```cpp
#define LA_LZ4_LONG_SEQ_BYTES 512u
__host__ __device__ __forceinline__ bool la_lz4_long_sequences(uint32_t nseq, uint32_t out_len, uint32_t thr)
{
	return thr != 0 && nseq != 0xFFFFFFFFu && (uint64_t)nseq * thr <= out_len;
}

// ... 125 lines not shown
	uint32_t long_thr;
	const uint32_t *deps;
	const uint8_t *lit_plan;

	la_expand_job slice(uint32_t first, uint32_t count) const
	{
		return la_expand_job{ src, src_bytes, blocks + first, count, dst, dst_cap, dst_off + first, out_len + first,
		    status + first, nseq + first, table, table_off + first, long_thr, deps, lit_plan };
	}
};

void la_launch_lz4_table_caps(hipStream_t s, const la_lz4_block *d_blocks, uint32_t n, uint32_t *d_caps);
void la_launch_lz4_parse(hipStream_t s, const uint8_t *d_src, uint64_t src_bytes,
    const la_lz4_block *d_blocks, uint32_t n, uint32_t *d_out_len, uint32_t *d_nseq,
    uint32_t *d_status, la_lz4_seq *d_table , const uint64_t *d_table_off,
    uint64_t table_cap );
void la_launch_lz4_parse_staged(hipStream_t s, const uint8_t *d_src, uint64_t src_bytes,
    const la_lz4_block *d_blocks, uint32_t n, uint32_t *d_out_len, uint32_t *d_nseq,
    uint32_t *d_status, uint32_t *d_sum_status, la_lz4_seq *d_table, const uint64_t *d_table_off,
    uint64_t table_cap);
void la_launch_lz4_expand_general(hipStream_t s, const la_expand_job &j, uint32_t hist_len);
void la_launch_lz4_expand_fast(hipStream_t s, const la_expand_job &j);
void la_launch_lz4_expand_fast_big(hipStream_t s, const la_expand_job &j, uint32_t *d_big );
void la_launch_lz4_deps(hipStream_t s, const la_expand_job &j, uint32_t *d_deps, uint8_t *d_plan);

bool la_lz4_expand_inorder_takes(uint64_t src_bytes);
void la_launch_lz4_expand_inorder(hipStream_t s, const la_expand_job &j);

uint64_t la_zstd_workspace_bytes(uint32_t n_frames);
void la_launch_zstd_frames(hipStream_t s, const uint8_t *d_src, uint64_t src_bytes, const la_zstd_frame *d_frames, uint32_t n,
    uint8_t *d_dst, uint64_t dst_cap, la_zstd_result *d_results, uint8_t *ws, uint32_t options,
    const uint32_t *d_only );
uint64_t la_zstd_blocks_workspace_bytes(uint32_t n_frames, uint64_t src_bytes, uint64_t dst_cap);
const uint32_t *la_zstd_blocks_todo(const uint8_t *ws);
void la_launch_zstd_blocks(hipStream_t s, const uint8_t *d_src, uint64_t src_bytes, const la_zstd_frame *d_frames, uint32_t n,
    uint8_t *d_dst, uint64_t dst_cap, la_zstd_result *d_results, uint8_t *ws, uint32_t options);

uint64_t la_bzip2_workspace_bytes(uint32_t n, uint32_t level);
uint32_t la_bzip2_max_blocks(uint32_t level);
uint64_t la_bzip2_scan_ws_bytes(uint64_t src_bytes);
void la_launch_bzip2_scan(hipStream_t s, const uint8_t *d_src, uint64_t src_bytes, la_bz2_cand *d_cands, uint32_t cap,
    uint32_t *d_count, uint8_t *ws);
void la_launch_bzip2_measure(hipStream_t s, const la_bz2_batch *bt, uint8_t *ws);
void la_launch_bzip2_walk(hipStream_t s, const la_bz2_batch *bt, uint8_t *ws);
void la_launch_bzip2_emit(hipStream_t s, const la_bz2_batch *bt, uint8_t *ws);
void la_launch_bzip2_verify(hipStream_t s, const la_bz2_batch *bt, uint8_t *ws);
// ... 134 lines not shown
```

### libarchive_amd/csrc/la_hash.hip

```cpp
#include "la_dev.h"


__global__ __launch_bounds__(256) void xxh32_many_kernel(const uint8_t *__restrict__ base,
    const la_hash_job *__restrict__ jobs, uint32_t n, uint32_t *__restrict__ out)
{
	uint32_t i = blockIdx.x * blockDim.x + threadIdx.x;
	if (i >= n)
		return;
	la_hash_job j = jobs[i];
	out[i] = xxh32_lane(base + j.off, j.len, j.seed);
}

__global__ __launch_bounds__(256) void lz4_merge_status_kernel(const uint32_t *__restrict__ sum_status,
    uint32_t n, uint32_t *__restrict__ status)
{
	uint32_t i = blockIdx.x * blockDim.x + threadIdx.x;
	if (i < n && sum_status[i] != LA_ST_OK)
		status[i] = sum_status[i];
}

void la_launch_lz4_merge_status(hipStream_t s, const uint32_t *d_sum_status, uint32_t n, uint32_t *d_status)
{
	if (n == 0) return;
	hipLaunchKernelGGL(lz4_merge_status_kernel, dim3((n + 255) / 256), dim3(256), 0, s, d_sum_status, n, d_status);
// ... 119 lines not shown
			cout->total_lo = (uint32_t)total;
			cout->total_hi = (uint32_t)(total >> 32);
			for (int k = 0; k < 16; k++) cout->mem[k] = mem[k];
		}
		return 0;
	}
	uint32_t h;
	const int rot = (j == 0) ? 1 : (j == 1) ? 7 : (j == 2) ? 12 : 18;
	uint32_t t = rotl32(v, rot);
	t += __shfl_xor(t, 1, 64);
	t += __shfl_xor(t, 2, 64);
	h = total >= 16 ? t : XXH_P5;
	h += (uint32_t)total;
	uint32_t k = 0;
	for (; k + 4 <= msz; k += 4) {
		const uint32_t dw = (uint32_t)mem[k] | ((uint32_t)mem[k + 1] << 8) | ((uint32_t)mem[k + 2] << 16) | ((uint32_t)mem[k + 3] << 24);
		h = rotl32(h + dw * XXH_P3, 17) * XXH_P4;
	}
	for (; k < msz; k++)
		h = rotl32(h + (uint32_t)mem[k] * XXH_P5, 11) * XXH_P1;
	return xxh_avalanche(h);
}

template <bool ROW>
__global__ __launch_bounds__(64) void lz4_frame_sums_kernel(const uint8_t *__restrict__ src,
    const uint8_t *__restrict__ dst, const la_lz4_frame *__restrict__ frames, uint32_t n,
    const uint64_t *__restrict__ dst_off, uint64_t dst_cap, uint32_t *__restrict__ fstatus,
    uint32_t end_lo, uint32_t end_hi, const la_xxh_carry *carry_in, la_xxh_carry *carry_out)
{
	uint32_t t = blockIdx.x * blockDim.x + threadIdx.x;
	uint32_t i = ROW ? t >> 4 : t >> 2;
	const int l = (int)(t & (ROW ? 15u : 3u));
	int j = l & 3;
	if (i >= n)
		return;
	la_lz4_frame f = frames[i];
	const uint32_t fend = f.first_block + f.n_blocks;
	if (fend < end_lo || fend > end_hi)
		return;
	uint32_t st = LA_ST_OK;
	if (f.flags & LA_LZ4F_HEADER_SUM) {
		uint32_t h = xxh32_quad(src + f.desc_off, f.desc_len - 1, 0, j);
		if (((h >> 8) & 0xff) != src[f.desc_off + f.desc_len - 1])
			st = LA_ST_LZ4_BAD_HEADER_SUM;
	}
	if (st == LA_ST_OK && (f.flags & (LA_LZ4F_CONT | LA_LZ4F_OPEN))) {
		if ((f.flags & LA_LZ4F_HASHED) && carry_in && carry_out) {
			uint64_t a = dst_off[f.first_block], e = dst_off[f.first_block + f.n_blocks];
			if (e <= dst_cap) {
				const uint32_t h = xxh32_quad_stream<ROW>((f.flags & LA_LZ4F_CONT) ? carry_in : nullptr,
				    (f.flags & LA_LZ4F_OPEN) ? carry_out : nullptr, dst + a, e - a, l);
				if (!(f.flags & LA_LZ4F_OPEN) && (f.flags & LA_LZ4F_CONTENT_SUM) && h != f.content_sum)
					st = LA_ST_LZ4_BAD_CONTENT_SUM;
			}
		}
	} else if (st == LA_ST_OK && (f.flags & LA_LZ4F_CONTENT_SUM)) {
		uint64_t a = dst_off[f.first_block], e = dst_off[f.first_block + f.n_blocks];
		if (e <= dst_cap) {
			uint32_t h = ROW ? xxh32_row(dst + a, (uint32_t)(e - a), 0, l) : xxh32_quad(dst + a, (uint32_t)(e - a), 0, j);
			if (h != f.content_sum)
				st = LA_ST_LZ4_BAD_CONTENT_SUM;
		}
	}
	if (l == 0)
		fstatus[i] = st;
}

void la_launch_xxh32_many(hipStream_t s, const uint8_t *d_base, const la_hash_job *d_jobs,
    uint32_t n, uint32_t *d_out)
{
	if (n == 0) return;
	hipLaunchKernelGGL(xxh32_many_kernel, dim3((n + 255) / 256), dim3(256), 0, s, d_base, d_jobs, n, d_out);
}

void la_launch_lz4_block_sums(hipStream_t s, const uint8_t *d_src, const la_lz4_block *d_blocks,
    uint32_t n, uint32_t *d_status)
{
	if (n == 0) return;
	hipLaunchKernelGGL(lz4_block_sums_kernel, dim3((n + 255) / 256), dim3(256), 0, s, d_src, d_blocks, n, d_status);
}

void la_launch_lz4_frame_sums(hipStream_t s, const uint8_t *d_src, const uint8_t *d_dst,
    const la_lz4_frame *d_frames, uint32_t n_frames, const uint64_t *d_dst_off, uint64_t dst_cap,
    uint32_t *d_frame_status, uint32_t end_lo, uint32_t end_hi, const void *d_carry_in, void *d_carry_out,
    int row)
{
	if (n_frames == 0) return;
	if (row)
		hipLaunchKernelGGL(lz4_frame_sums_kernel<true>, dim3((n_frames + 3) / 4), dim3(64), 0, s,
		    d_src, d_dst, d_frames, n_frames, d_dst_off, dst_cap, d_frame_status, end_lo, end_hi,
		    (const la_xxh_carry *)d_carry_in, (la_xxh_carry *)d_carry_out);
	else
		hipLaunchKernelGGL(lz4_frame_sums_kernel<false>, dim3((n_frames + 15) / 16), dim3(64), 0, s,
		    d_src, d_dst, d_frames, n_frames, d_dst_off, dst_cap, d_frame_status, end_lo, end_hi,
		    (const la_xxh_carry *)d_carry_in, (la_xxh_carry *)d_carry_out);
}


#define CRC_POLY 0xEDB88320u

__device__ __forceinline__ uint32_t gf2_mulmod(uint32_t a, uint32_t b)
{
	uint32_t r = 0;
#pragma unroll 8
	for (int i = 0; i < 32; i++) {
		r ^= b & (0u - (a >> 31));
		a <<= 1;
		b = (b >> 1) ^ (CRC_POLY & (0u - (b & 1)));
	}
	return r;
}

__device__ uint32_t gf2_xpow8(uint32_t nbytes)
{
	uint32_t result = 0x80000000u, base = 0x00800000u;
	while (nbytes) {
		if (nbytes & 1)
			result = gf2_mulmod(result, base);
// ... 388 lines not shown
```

◆ ◆ ◆ ◆ ◆ ◆ ◆

YOUR ASSIGNMENT:
Find the word "level" in the records, and report each line that has it.

FINISHED EXERCISE:
uint64_t la_bzip2_workspace_bytes(uint32_t n, uint32_t level);
uint32_t la_bzip2_max_blocks(uint32_t level);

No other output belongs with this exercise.